Oh, and while individual prices still aren't known, here in Australia at least GW are offerring an in-store pre-order bundle of the Planetstrike book, Imperial Bastion, Aegis Defence Line and Moonscape* Craters for AU$150, which is the current (i.e. pre-June) price of a Battleforce here in Australia.

*Yes, reportedly the Moonscape craters not the Battlescape ones... but we'll see.


----------



## Syph (Aug 3, 2008)

Cheers radical. By Battleforce, you mean the regular sized army boxes (such as the recently released Cadian/Catachan/Empire boxes)?

If so, and if it translates at the same price, we're talking £50-60 for the book and a load of plastic terrain? That doesn't seem too bad as the Bastion looks a meaty kit in it's own right.


----------



## radical_psyker (Jun 6, 2008)

Syph said:


> Cheers radical. By Battleforce, you mean the regular sized army boxes (such as the recently released Cadian/Catachan/Empire boxes)?


Oh yeah, sorry. To clarify, right now in Australia the new Cadian and Catachan Battleforces are AU$155, but all the other armies' are AU$150. We haven't been given a price yet for the Advance Order Empire Battalion.


----------



## Syph (Aug 3, 2008)

Cheers radical. I think that's a decent price personally, though it remains to be seen what the scenery comes in at individually.


----------



## Farseer Beltiac (Jul 11, 2008)

that all looks pretty cool if I might say so!!! The New Cadians, New Eldar, almost new everything and planetstrike to go along with it. Too bad its all going to be so damn expensive :cray:

I saw the Vulkan He'Stan on the GW site. He looked pretty cool.


----------



## Katie Drake (Nov 28, 2007)

Oh man, those Imperial Defenses look so amazing. Seeing those has so many ideas running through my head it isn't even funny... Space Marines Drop Podding right into the middle of an enemy-held base, disembarking and kicking arse.

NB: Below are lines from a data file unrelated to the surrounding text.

MgPlan mg_plan_of(const vdn_layout *la, int lev) {
  return mg_plan(la->boxes[lev].data(), la->owner[lev].data(), (int)la->boxes[lev].size(), la->pd[lev], ctx().nranks, ctx().rank, mg_agglom(la, lev));
}
static void cc_build(CCMG &M, const vdn_multifab *rh, const double *dx, const int bc[3][2], bool has_alpha) {
  Prof prof_("cc_build");
  const vdn_layout *la = rh->la; const int lev = rh->lev;
  const int nb = (int)la->boxes[lev].size();
  for (int d = 0; d < 3; d++) M.per[d] = (bc[d][0] == VDN_BC_PER);
  const MgPlan P = mg_plan_of(la, lev);
  REQUIRE(P.err.empty(), "cc multigrid: %s", P.err.c_str());
  double h[3] = { dx[0], dx[1], dx[2] };
  for (const MgDistLevel &PL : P.dist) {
    const int *n = PL.n;
    CDLev DL;
    std::vector<XBoxInfo> xb;
    for (int g = 0; g < nb; g++) {
      XBoxInfo x; memset(&x, 0, sizeof x);
      const int *lo = PL.lo[g].data();
      for (int d = 0; d < 3; d++) { x.vlo[d] = lo[d]; x.vhi[d] = lo[d] + n[d] - 1; }
      x.owner = la->owner[lev][g];
      if (x.owner == ctx().rank) {
        CBox B; B.L = cc_alloc_lev(n, h, has_alpha); B.gidx = g;
        for (int d = 0; d < 3; d++) B.lo[d] = lo[d];
        x.fv = cc_phi_view(B.L, lo);
        DL.boxes.push_back(B);
      }
      xb.push_back(x);
    }
    vdn_box lpd; for (int d = 0; d < 3; d++) { lpd.lo[d] = 0; lpd.hi[d] = PL.ng[d] - 1; DL.ng[d] = PL.ng[d]; }
    for (CBox &B : DL.boxes) {
      B.hmask = 0;
      for (int d = 0; d < 3; d++) {
        if (B.lo[d] > 0 || M.per[d]) B.hmask |= 1 << (2 * d);
        if (B.lo[d] + B.L.n[d] < DL.ng[d] || M.per[d]) B.hmask |= 2 << (2 * d);
      }
    }
    if (nb > 1 || M.per[0] || M.per[1] || M.per[2]) {
      GraphKey hk; for (const CBox &B : DL.boxes) { hk.put(B.L.phi); hk.put(B.L.sz); }
      const MgHaloKey key{ la->uid, DL.boxes.empty() ? nullptr : (const void *)DL.boxes[0].L.phi, lev, (int)M.dlev.size(), CC_HALO, M.per[0] | (M.per[1] << 1) | (M.per[2] << 2), hk.h };
      DL.halo = mg_halo_plan(key, xb, lpd, M.per, sw().cc_halo_faces);
    }
    DL.single_box = (nb == 1);
    DL.xb = xb; DL.lpd = lpd; DL.la_uid = la->uid; DL.la_lev = lev;
    M.dlev.push_back(DL);
    for (int d = 0; d < 3; d++) h[d] *= 2.0;
  }
  if (!P.tail.empty()) {
    for (const auto &tn : P.tail) {
      M.tail.push_back(cc_alloc_lev(tn.data(), h, has_alpha));
      for (int d = 0; d < 3; d++) h[d] *= 2.0;
    }
    const int *cn = P.cn;
    M.g_rh = P.gather((long)cn[0] * cn[1] * cn[2]);
    M.g_b = P.gather((long)(cn[0] + 1) * cn[1] * cn[2] + (long)cn[0] * (cn[1] + 1) * cn[2] + (long)cn[0] * cn[1] * (cn[2] + 1));
    M.d_gb_rh = (GBox *)arena_alloc(nb * sizeof(GBox)); M.d_gb_b = (GBox *)arena_alloc(nb * sizeof(GBox));
    HIPCHK(hipMemcpyAsync(M.d_gb_rh, M.g_rh.gb.data(), nb * sizeof(GBox), hipMemcpyHostToDevice, ctx().stream));
    HIPCHK(hipMemcpyAsync(M.d_gb_b, M.g_b.gb.data(), nb * sizeof(GBox), hipMemcpyHostToDevice, ctx().stream));
    HIPCHK(hipStreamSynchronize(ctx().stream));
    M.sendbuf = (double *)arena_alloc(sizeof(double) * M.g_b.cnt);
    M.recvbuf = (double *)arena_alloc(sizeof(double) * M.g_b.cnt * ctx().nranks);
  }
  M.d_nrm = (double *)arena_alloc(256);
  const int method = mg_krylov_method(ctx().prm.mg_bottom_solver);
  if (method && P.whole_bottom) {
    const CLev &B = !M.tail.empty() ? M.tail.back() : M.dlev.back().boxes[0].L;
    bool dir = false;
    for (int d = 0; d < 3; d++) for (int sd = 0; sd < 2; sd++) if (bc[d][sd] == VDN_BC_DIR) dir = true;
    M.kry_singular = (!has_alpha && !dir) ? 1 : 0;
    GraphKey k; k.put(0); k.put(method); k.put(B.n); k.put(has_alpha); k.put(M.kry_singular); k.put(ctx().prm.mg_bottom_solver_eps);
    mg_krylov_setup(M.kry, method, B.sz, std::max(B.n[0], std::max(B.n[1], B.n[2])), (long)B.n[0] * B.n[1] * B.n[2], k);
  }
}
static void cc_halo(CCMG &M, CDLev &DL) { if (DL.halo) xplan_run(DL.halo); }
static const long SMALL_LEVEL_CELLS = 8L * 8 * 8;
static void cc_gsrb_d(CCMG &M, CDLev &DL, int nsweeps) {
  if (DL.single_box && DL.boxes.size() == 1 && (long)DL.ng[0] * DL.ng[1] * DL.ng[2] <= SMALL_LEVEL_CELLS) {
    hipLaunchKernelGGL(kk_cc_bottom, dim3(1), dim3(1024), 0, ctx().stream, DL.boxes[0].L, nsweeps, M.per[0], M.per[1], M.per[2]);
    return;
  }
  const int ov_env = sw().overlap;
  static const long ov_min = 1L << 20;
  bool overlap = DL.halo && (ov_env == 1 || (ov_env != 0 && xplan_has_remote(DL.halo)));
  if (overlap) {
    long cells = 0;
    for (const CBox &B : DL.boxes) cells = std::max(cells, (long)B.L.n[0] * B.L.n[1] * B.L.n[2]);
    if (cells < ov_min && ov_env != 1) overlap = false;
  }
  VdnCtx &c = ctx();
  if (DL.split) {
    for (int s = 0; s < nsweeps; s++) for (int color = 0; color < 2; color++) {
      if (!overlap) {
        split_halo(DL, 1 - color);
        for (const CBox &B : DL.boxes) launch_gsrb_split<0>(B, color, c.stream, B.L);
        continue;
      }
      HIPCHK(hipEventRecord(c.ev_main, c.stream));
      HIPCHK(hipStreamWaitEvent(c.halo_stream, c.ev_main, 0));
      split_halo(DL, 1 - color, c.halo_stream);
      HIPCHK(hipEventRecord(c.ev_halo, c.halo_stream));
      for (const CBox &B : DL.boxes) launch_gsrb_split<0>(B, color, c.stream, B.L, 0, -1, B.hmask);
      HIPCHK(hipStreamWaitEvent(c.stream, c.ev_halo, 0));
      for (const CBox &B : DL.boxes) launch_gsrb_split_shell(B, color, c.stream, B.hmask);
    }
    return;
  }
  for (int s = 0; s < nsweeps; s++) for (int color = 0; color < 2; color++) {
    if (!overlap) {
      cc_halo(M, DL);
      for (const CBox &B : DL.boxes) launch_gsrb(B.L, (color + B.lo[0] + B.lo[1] + B.lo[2]) & 1, c.stream);
      continue;
    }
    HIPCHK(hipEventRecord(c.ev_main, c.stream));
    HIPCHK(hipStreamWaitEvent(c.halo_stream, c.ev_main, 0));
    xplan_run(DL.halo, c.halo_stream);
    HIPCHK(hipEventRecord(c.ev_halo, c.halo_stream));
    for (const CBox &B : DL.boxes) launch_gsrb(B.L, (color + B.lo[0] + B.lo[1] + B.lo[2]) & 1, c.stream, B.hmask);
    HIPCHK(hipStreamWaitEvent(c.stream, c.ev_halo, 0));
    for (const CBox &B : DL.boxes) launch_gsrb_shell(B.L, (color + B.lo[0] + B.lo[1] + B.lo[2]) & 1, c.stream, B.hmask);
  }
}
static void cc_residual_d(CCMG &M, CDLev &DL, bool norm, bool reduce = true) {
  if (norm) HIPCHK(hipMemsetAsync(M.d_nrm, 0, sizeof(double), ctx().stream));
  DL.res_restricted = false;
  if (DL.split) {
    split_halo(DL, 1);
    for (size_t b = 0; b < DL.boxes.size(); b++) {
      const CBox &B = DL.boxes[b]; const CLev &L = B.L;
      launch_residual_split_rst(L, B.sp, norm ? M.d_nrm : nullptr, M.dlev[1].boxes[b].L, 0, L.n[2] / 2, ctx().stream);
    }
    DL.res_restricted = true;
    if (norm && reduce) comm_allreduce_max_dev(M.d_nrm, 1);
    return;
  }
  cc_halo(M, DL);
  {
    const size_t l = &DL - &M.dlev[0];
    if (sw().mg_restrict_fused && DL.single_box && DL.boxes.size() == 1 && l + 1 < M.dlev.size() && M.dlev[l + 1].boxes.size() == 1) {
      const CLev &L = DL.boxes[0].L;
      if (L.rho && cc_pair_level_z(L)) {
        const dim3 g((unsigned)((L.n[0] / 2 + 63) / 64), (unsigned)((L.n[1] / 2 + 3) / 4), (unsigned)std::min(L.n[2] / 2, 16));
        hipLaunchKernelGGL(kk_cc_residual_rho_pair_rst, g, BLK, 0, ctx().stream, L, norm ? M.d_nrm : nullptr, M.dlev[l + 1].boxes[0].L);
        DL.res_restricted = true;
        if (norm && reduce) comm_allreduce_max_dev(M.d_nrm, 1);
        return;
      }
    }
  }
  for (const CBox &B : DL.boxes) {
    const dim3 g = g3(B.L.n[0], B.L.n[1], norm ? std::min(B.L.n[2], 16) : B.L.n[2], BLK);
    if (B.L.rho && cc_pair_level(B.L))
      hipLaunchKernelGGL(kk_cc_residual_rho_pair, dim3((unsigned)((B.L.n[0] / 2 + 63) / 64), (unsigned)((B.L.n[1] / 2 + 3) / 4), g.z), BLK, 0, ctx().stream, B.L, norm ? M.d_nrm : nullptr);
    else if (B.L.rho) hipLaunchKernelGGL(kk_cc_residual_rho, g, BLK, 0, ctx().stream, B.L, norm ? M.d_nrm : nullptr);
    else hipLaunchKernelGGL(kk_cc_residual, g, BLK, 0, ctx().stream, B.L, norm ? M.d_nrm : nullptr);
  }
  if (norm && reduce) comm_allreduce_max_dev(M.d_nrm, 1);
}

static void cc_periodic_t(const CCMG &M, const CLev &L) {
  if (!(M.per[0] || M.per[1] || M.per[2])) return;
  int m = std::max(L.n[0], std::max(L.n[1], L.n[2]));
  hipLaunchKernelGGL(kk_cc_periodic, g3(m, m, 6, BLK), BLK, 0, ctx().stream, L, M.per[0], M.per[1], M.per[2]);
}
static void cc_gsrb_t(const CCMG &M, const CLev &L, int nsweeps) {
  if ((long)L.n[0] * L.n[1] * L.n[2] <= SMALL_LEVEL_CELLS) {
    hipLaunchKernelGGL(kk_cc_bottom, dim3(1), dim3(1024), 0, ctx().stream, L, nsweeps, M.per[0], M.per[1], M.per[2]);
    return;
  }
  for (int s = 0; s < nsweeps; s++) for (int color = 0; color < 2; color++) {
    cc_periodic_t(M, L);
    launch_gsrb(L, color, ctx().stream);
  }
}
static void cc_bottom_t(const CCMG &M, const CLev &L) {
  if (M.kry.w) { mg_krylov_visit(M.kry, 0, ctx().prm.mg_bottom_solver_eps, M.krylov(L)); return; }
  const int N = std::max(L.n[0], std::max(L.n[1], L.n[2]));
  const int ns = std::max(ctx().prm.mg_nub, N * N);
  hipLaunchKernelGGL(kk_cc_bottom, dim3(1), dim3(1024), 0, ctx().stream, L, ns, M.per[0], M.per[1], M.per[2]);
}
static bool cc_small_end(const CCMG &M, int dl, int tl) {
  if (!sw().mg_tailcycle) return false;
  static const long tail_cells = SMALL_LEVEL_CELLS;
  const vdn_params &P = ctx().prm;
  CcTailArgs T; memset(&T, 0, sizeof T);
  int nl = 0;
  if (dl >= 0) {
    if (!M.tail.empty() && !(ctx().nranks == 1 && M.dlev.back().single_box)) return false;
    for (int m = dl; m < (int)M.dlev.size(); m++) {
      const CDLev &D = M.dlev[m];
      if (!(D.single_box && D.boxes.size() == 1 && !D.boxes[0].L.rho && (long)D.ng[0] * D.ng[1] * D.ng[2] <= tail_cells) || nl == CC_TAIL_MAX) return false;
      T.L[nl++] = D.boxes[0].L;
    }
  }
  for (int m = tl; m < (int)M.tail.size(); m++) {
    const CLev &L = M.tail[m];
    if ((long)L.n[0] * L.n[1] * L.n[2] > tail_cells || nl == CC_TAIL_MAX) return false;
    T.L[nl++] = L;
  }
  if (nl < 2) return false;
  const CLev &B = T.L[nl - 1];
  const int N = std::max(B.n[0], std::max(B.n[1], B.n[2]));
  T.nlev = nl; T.nu1 = P.mg_nu1; T.nu2 = P.mg_nu2; T.nbot = std::max(P.mg_nub, N * N);
  for (int d = 0; d < 3; d++) T.per[d] = M.per[d];
  if (M.kry.w) hipLaunchKernelGGL(kk_cc_tailcycle<true>, dim3(1), dim3(1024), 0, ctx().stream, T, KrylovTailArgs{ mg_krylov_args(M.kry, 0, P.mg_bottom_solver_eps), M.kry.method, M.kry_singular });
  else hipLaunchKernelGGL(kk_cc_tailcycle<false>, dim3(1), dim3(1024), 0, ctx().stream, T, NoKrylovTailArgs{});
  return true;
// ... 9 lines not shown
static void cc_vcycle_t(const CCMG &M, int l) {
  const vdn_params &P = ctx().prm;
  if (cc_small_end(M, -1, l)) return;
  const CLev &L = M.tail[l];
  if (l == (int)M.tail.size() - 1) { cc_bottom_t(M, L); return; }
  const CLev &C = M.tail[l + 1];
  if (cc_lds_tail_level(M, l)) {
    const dim3 g((unsigned)(L.n[0] / LT), (unsigned)(L.n[1] / LT), (unsigned)(L.n[2] / LT));
    if (L.alpha) hipLaunchKernelGGL(kk_cc_lds_down<true>, g, dim3(1024), 0, ctx().stream, L, C);
    else hipLaunchKernelGGL(kk_cc_lds_down<false>, g, dim3(1024), 0, ctx().stream, L, C);
    cc_vcycle_t(M, l + 1);
    if (L.alpha) hipLaunchKernelGGL(kk_cc_lds_up<true>, g, dim3(1024), 0, ctx().stream, L, C);
    else hipLaunchKernelGGL(kk_cc_lds_up<false>, g, dim3(1024), 0, ctx().stream, L, C);
    return;
  }
  cc_gsrb_t(M, L, P.mg_nu1);
  cc_periodic_t(M, L);
  hipLaunchKernelGGL(kk_cc_residual, g3(L.n[0], L.n[1], L.n[2], BLK), BLK, 0, ctx().stream, L, (double *)nullptr);
  hipLaunchKernelGGL(kk_cc_restrict, g3(C.n[0], C.n[1], C.n[2], BLK), BLK, 0, ctx().stream, L, C);
  cc_vcycle_t(M, l + 1);
  hipLaunchKernelGGL(kk_cc_prolong, g3(L.n[0], L.n[1], L.n[2], BLK), BLK, 0, ctx().stream, L, C);
  cc_gsrb_t(M, L, P.mg_nu2);
}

July can't come soon enough!


----------



## exsulis (Jul 17, 2008)

It makes me a little sad that the Dark Angel Fortress isn't part of the June/July releases


----------



## LordWaffles (Jan 15, 2008)

Katie Drake said:


> Oh man, those Imperial Defenses look so amazing. Seeing those has so many ideas running through my head it isn't even funny... Space Marines Drop Podding right into the middle of an enemy-held base, disembarking and kicking arse.
> 
> July can't come soon enough!


They'd kick down the pod doors and be shoved back INTO the pod by a real army though.


----------



## wombat_tree (Nov 30, 2008)

I dont know if anyone else has seen it clearly yet but here is the Temple of skulls









In my opinion it looks great, however I think more skulls are required


----------



## bitsandkits (Mar 18, 2008)

is it plastic or resin?


----------



## wombat_tree (Nov 30, 2008)

Im not sure but Id be very surprised if its resin. GW usually produces resin peices through FW with a couple of noteable exceptions, and I doubt this will be one.


----------



## squeek (Jun 8, 2008)

One problem I have with these terrain pieces is the massive skulls. It makes it look like a fish tank ornament to me, the skulls are so large they are silly, if they are supposed to be real where the hell are these giant giants living now? If they are supposed to be ornamental then put a little more effort in!


----------



## humakt (Jan 2, 2008)

Obviosuly the giant giants are exstinct due to the number of skull temples that have been built


----------



## bitsandkits (Mar 18, 2008)

doesnt look too impressive for a plastic kit, normally you get alot more bang for your buck and it reminds me alot of the chapel of sanctuary from a few years back,i hope it is plastic and has alot more in the box than is shown on the photo or is dirt cheap.


----------



## Allos (Nov 5, 2007)

http://www.games-workshop.com/gws/catalog/productDetail.jsp?prodId=prod2120011&rootCatGameStyle=
Temple of skulls is 29.75 dollars


----------



## radical_psyker (Jun 6, 2008)

Lead post updated with some additional info on July releases (i.e. what's Direct Only, etc) just because I'm a stickler for details.  Changes marked in green.

A note on release dates. While the Advance Orders text in the back of June White Dwarf places the four Space Marines releases and a number of Planetstrike ones under July 4th, I have left them under July 18th as that is based on information direct from GW and I regard it as more reliable than White Dwarf as they often get details wrong on publication. But we shall see what comes. :wink:

Shrine of the Aquila still remains a bit of an enigma.


----------